Extend `DispatchWorkstream` schema with the new field. Update `RepoDispatch` schema.
Update the `get_repo_dispatch` endpoint accordingly.
Acceptance: `GET /repos/repo-registry/dispatch` returns `pending_interface_changes`
list (empty or populated); no regression on existing dispatch tests.
## T04: MCP tools
```task
id: CUST-WP-0033-T04
status: todo
priority: medium
state_hub_task_id: "d9135829-954e-41de-af9f-607768916478"
```
Four tools in `mcp_server/server.py`:
- `register_interface_change(repo_slug, interface_type, change_type, title,
description, affected_paths=None, affected_repo_slugs=None, planned_for=None)`
— creates a draft record
- `list_interface_changes(repo_slug=None, status=None, change_type=None,
affected_repo=None)` — returns formatted summary
- `publish_interface_change(change_id)` — publishes and triggers notifications
- `resolve_interface_change(change_id)` — marks resolved
Acceptance: tools callable from Claude Code; publish tool returns confirmation
of how many inbox messages were sent.
## T05: Dashboard page
```task
id: CUST-WP-0033-T05
status: todo
priority: low
state_hub_task_id: "d2fcbe83-c5a7-400c-a53b-ff1950795814"
```
New page `dashboard/src/interface-changes.md`. Shows:
- Table of published/draft changes grouped by repo, sorted by `published_at` desc
- Change type badge (breaking = red, deprecation = amber, additive = green)
- Affected repos column with count
- Filter by repo slug and change_type
- A "planned" section for changes with future `planned_for` dates, sorted
chronologically — effectively a migration calendar
Add to `observablehq.config.js` nav.
Acceptance: page renders; data loads from `GET /interface-changes/?status=published`
and `GET /interface-changes/?status=draft`.

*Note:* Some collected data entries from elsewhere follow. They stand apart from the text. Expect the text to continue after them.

-      const int trow = row0 + 32 * i;
-      char* o0 = c0v.tile(trow, tcol); char* o1 = c1v.tile(trow, tcol); char* of = fv.tile(trow, col0);
-      float cp[16];
-#pragma unroll
-      for (int r = 0; r < 16; ++r) cp[r] = c0 ? *tile_elem_o<FULL>(c0v, o0, trow, tcol, r, lane, M) : 0.f;
-#pragma unroll
-      for (int r = 0; r < 16; ++r) {
-        const float f = sigmoid_acc(fmaf(acc[i][0][r], acc_scale, bf));
-        const float rg = sigmoid_acc(fmaf(acc[i][1][r], acc_scale, br));
-        const float mp = tanh_acc(fmaf(acc[i][2][r], acc_scale, bm));
-        const float v = cp[r] * f + rg * mp;
-        if (tile_row_ok<FULL>(trow, r, lane, M)) {
-          *tile_elem_o<FULL>(c1v, o1, trow, tcol, r, lane, M) = v;
-          if constexpr (WITH_FRM) {
-            float* fr = tile_elem_o<FULL>(fv, of, trow, col0, r, lane, M);
-            fr[0] = f; fr[32] = rg; fr[64] = mp;
+      const int trow = rows.base[i];
+      if (rows.on(i)) {
+        char* o0 = c0v.tile(trow, tcol); char* o1 = c1v.tile(trow, tcol); char* of = fv.tile(trow, pcol);
+        float cp[16];
+#pragma unroll
+        for (int r = 0; r < 16; ++r) cp[r] = (c0 && !RM) ? *tile_elem_o<FULL>(c0v, o0, trow, tcol, r, lane, M) : 0.f;
+#pragma unroll
+        for (int r = 0; r < 16; ++r) {
+          const float f = RM ? 0.f : sigmoid_acc(fmaf(acc[i][0][r], acc_scale, bf));
+          const float rg = sigmoid_acc(fmaf(acc[i][RM ? 0 : 1][r], acc_scale, br));
+          const float mp = tanh_acc(fmaf(acc[i][RM ? 1 : 2][r], acc_scale, bm));
+          const float v = RM ? rg * mp : cp[r] * f + rg * mp;
+          if (tile_row_ok<FULL>(trow, r, lane, M)) {
+            *tile_elem_o<FULL>(c1v, o1, trow, tcol, r, lane, M) = v;
+            if constexpr (WITH_FRM && !RM) {
+              float* fr = tile_elem_o<FULL>(fv, of, trow, pcol, r, lane, M);
+              fr[0] = f; fr[32] = rg; fr[64] = mp;
+            }
           }
         }
       }
@@ -116,26 +145,34 @@
     });
   }
   template <int WTM, int WTN, int WGM, int WGN>
-  __device__ __forceinline__ void run(f32x16 (&acc)[WTM][WTN], int row0, int col0, int lane, int, int, int M, float*) const {
-    static_assert(WTN == 3, "LSTM c epilogue wants f|r|m tiles");
-    const bool full = row0 + 32 * WTM <= M;
+  __device__ __forceinline__ void run(f32x16 (&acc)[WTM][WTN], int row0, int col0, int lane, int wm, int wn, int M, float* smem) const {
+    run_rows<WTM, WTN, WGM, WGN>(acc, linear_rows<WTM>(row0), row0 + 32 * WTM <= M, col0, lane, wm, wn, M, smem);
+  }
+  template <int WTM, int WTN, int WGM, int WGN>
+  __device__ __forceinline__ void run_rows(f32x16 (&acc)[WTM][WTN], const TileRows<WTM>& rows, bool full, int col0, int lane, int, int, int M, float*) const {
+    static_assert(WTN == 3 || WTN == 2, "LSTM c epilogue wants f|r|m tiles (r|m at depth 0)");
     if (frm == nullptr) {
-      if (full) run_impl<true, false>(acc, row0, col0, lane, M);
-      else run_impl<false, false>(acc, row0, col0, lane, M);
+      if (full) run_impl<true, false>(acc, rows, col0, lane, M);
+      else run_impl<false, false>(acc, rows, col0, lane, M);
     } else {
-      if (full) run_impl<true, true>(acc, row0, col0, lane, M);
-      else run_impl<false, true>(acc, row0, col0, lane, M);
+      if (full) run_impl<true, true>(acc, rows, col0, lane, M);
+      else run_impl<false, true>(acc, rows, col0, lane, M);
     }
   }
 };
 
 template <bool RAW>
 struct EpiLstmO_ {
+  static constexpr bool takes_rows = RAW;
   const float* bias; float* o; int64_t ldo; int N;
   const float* hp; int64_t ldhp; const int* hp_row; int hp_col0;
   float acc_scale = 1.0f;
   template <int WTM, int WTN>
   __device__ __forceinline__ void init(f32x16 (&acc)[WTM][WTN], int row0, int col0, int lane, int M) const {
+    init_rows<WTM, WTN>(acc, linear_rows<WTM>(row0), col0, lane, M);
+  }
+  template <int WTM, int WTN>
+  __device__ __forceinline__ void init_rows(f32x16 (&acc)[WTM][WTN], const TileRows<WTM>& rows, int col0, int lane, int M) const {
     const float seed = 1.0f / acc_scale;
     if (hp == nullptr) {
 #pragma unroll
@@ -150,7 +187,7 @@
 #pragma unroll
     for (int i = 0; i < WTM; ++i)
 #pragma unroll
-      for (int r = 0; r < 16; ++r) pr[i][r] = hp_row[min(row0 + 32 * i + c32_row(r, lane), M - 1)];
+      for (int r = 0; r < 16; ++r) pr[i][r] = hp_row[min(rows.base[i] + c32_row(r, lane), M - 1)];
     float t[2][WTN][16];
     auto issue = [&](auto ic) __attribute__((always_inline)) {
       constexpr int i = decltype(ic)::value;
@@ -175,12 +212,12 @@
     __builtin_amdgcn_sched_barrier(0);
   }
   template <bool FULL, int WTM, int WTN>
-  __device__ __forceinline__ void run_impl(f32x16 (&acc)[WTM][WTN], int row0, int col0, int lane, int M) const {
+  __device__ __forceinline__ void run_impl(f32x16 (&acc)[WTM][WTN], const TileRows<WTM>& rows, int col0, int lane, int M) const {
     const TileView ov(o, ldo, lane);
     static_for<0, WTM * WTN>([&](auto tc) __attribute__((always_inline)) {
       constexpr int t = decltype(tc)::value, i = t % WTM, j = t / WTM;
-      const int trow = row0 + 32 * i, tcol = col0 + 32 * j;
-      if (tcol < N) {
+      const int trow = rows.base[i], tcol = col0 + 32 * j;
+      if (tcol < N && rows.on(i)) {
         const float b = bias[tcol + (lane & 31)];
         char* origin = ov.tile(trow, tcol);
 #pragma unroll
@@ -192,7 +229,11 @@
     });
   }
   template <int WTM, int WTN, int WGM, int WGN>
-  __device__ __forceinline__ void run(f32x16 (&acc)[WTM][WTN], int row0, int col0, int lane, int, int, int M, float*) const {
+  __device__ __forceinline__ void run(f32x16 (&acc)[WTM][WTN], int row0, int col0, int lane, int wm, int wn, int M, float* smem) const {
+    run_rows<WTM, WTN, WGM, WGN>(acc, linear_rows<WTM>(row0), row0 + 32 * WTM <= M, col0, lane, wm, wn, M, smem);
+  }
+  template <int WTM, int WTN, int WGM, int WGN>
+  __device__ __forceinline__ void run_rows(f32x16 (&acc)[WTM][WTN], const TileRows<WTM>& rows, bool full, int col0, int lane, int, int, int M, float*) const {
     if constexpr (RAW) {
       const int ntn = N >> 5;
 #pragma unroll
@@ -202,7 +243,8 @@
           const float b = bias[tcol + (lane & 31)];
 #pragma unroll
           for (int i = 0; i < WTM; ++i) {
-            f32x4* t = reinterpret_cast<f32x4*>(o + ((int64_t)((row0 >> 5) + i) * ntn + (tcol >> 5)) * 1024) + lane;
+            if (!rows.on(i)) continue;
+            f32x4* t = reinterpret_cast<f32x4*>(o + ((int64_t)(rows.base[i] >> 5) * ntn + (tcol >> 5)) * 1024) + lane;
 #pragma unroll
             for (int q = 0; q < 4; ++q)
               t[64 * q] = f32x4{fmaf(acc[i][j][4 * q], acc_scale, b), fmaf(acc[i][j][4 * q + 1], acc_scale, b),
@@ -211,8 +253,8 @@
         }
       }
     } else {
-      if (row0 + 32 * WTM <= M) run_impl<true>(acc, row0, col0, lane, M);
-      else run_impl<false>(acc, row0, col0, lane, M);
+      if (full) run_impl<true>(acc, rows, col0, lane, M);
+      else run_impl<false>(acc, rows, col0, lane, M);
     }
   }
 };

## T06: Register webhook extension point
```task
id: CUST-WP-0033-T06
status: todo
priority: low
state_hub_task_id: "47d7bea8-b5fb-4fc4-9ec5-9ed5e0cdef72"
```
Register EP-CUST-ICR-001 in the state-hub:
```
interface_type: future_capability
ep_type: architecture
title: Webhook subscriptions for interface change notifications
description: |
Inbox messages cover polling agents. Real-time push to CI pipelines,
external webhooks, and non-Custodian agents requires a subscription table
(repo_slug → webhook_url) and delivery infrastructure (retry, dead-letter).
Defer until inbox-first approach proves insufficient for ≥1 real case.
status: open
priority: low
```
No implementation. Documents the deliberate deferral and records the design
direction so it is not re-invented later.
Acceptance: EP registered, retrievable via `GET /extension-points/?domain=custodian`.